All this power goes through a 7-speed dual-clutch automatic gearbox which then sends all that power to all four wheels using a revised Quattro system. Where once a four-wheel drive sports car was far eclipsed by its rear-drive counterparts, Audi has added something to the RS3 that means it’s a little biased towards the rear and can certainly hold its own on a racetrack or a twisty road back.
This new magic is the RS Torque Splitter System. This is mounted over the rear axle and allows the car to electronically send as much torque to both wheels as it wants. Essentially, if you turn to the right, it steers more towards the left wheel and vice versa. This in theory provides more grip and improves the car’s response when turning, reducing understeer, very clever.

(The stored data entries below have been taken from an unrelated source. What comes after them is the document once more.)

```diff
 template <int NT>
 int launch(const M1Args &a, dim3 grid, size_t lds, hipStream_t s) {
     if (int rc = sprk::lds_optin(mask1x1_kernel<NT>, lds, "mask1x1")) return rc;
-    hipLaunchKernelGGL(mask1x1_kernel<NT>, grid, dim3(256), lds, s, a);
+    hipLaunchKernelGGL(mask1x1_kernel<NT>, grid, dim3(512), lds, s, a);
     return SPRK_OK;
 }
 
@@ -180,7 +173,7 @@
     SPRK_REQUIRE(a.steps > 0 && c.HW >= 4 && c.HW % 4 == 0 && (long)c.N * a.tilesPerImg < (1L << 30) &&
                      (c.rows * c.ldw) % 4 == 0 && (c.act == SPRK_ACT_LEAKY || c.act == SPRK_ACT_RELU),
                  "mask1x1: call outside the kernel's limits");
-    const size_t lds = ((size_t)kTabEntries * 8 + (size_t)c.rows * c.ldw + 2 * (size_t)c.K * kTP) * sizeof(float);
+    const size_t lds = ((size_t)kTabEntries * 8 + (size_t)c.rows * c.ldw + 4 * (size_t)c.K * kTP) * sizeof(float);
     SPRK_REQUIRE(lds <= 160 * 1024, "mask1x1: %zu bytes of LDS", lds);
     int wgs = std::max(1, num_cus() / c.nblkN);
     if (wgs >= 8) wgs &= ~7;
```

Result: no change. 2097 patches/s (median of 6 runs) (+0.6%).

Interior features of the RS3 Sedan
The interior of the new Audi RS3 sedan isn’t a huge revolution from the current S3 model, but it does get some more appropriate racing-style upgrades. These include a new flat-bottomed handlebar and RS badge in case you forget. A round version is available, but we think an Alcantara-trimmed flat bottom is the best choice. That combined with a new RS button for easy driving mode switching is sure to make for a special ride. It’s a luxurious place to play, but the focus is always on the driver, and it certainly feels that way when you’re in the cockpit.
You sit on a set of RS sports seats, which can be upholstered in nappa leather if desired. If you opt for a car with a design package, these will be stitched in red or green, complete with matching seat belts, dashboard trim and floor mats.
The interior of the new RS3 gets a 10-inch infotainment system as standard, complete with an RS Monitor mode that allows you to monitor oil temperature and tire pressure, clearly demonstrating Audi’s intention with this product. You also benefit from a 12.3-inch digital driver display that shows you the 1/4 mile, 0-60 mph times and G-forces, as well as the usual speedometer and tachometer info.
Exterior Styling of the Audi RS3 Sedan
Understated aggressiveness. If that was the design brief, Audi’s RS department hit the nail on the head. Up front, it gets a large but black honeycomb grille flanked by huge air intakes for a furious look. You get standard LED headlights, but you can upgrade to Matrix LED units if you prefer. If so, your RS3 will have daytime running lights in the form of the checked flag, with the flag on the right showing RS3 letters when you lock and unlock the car.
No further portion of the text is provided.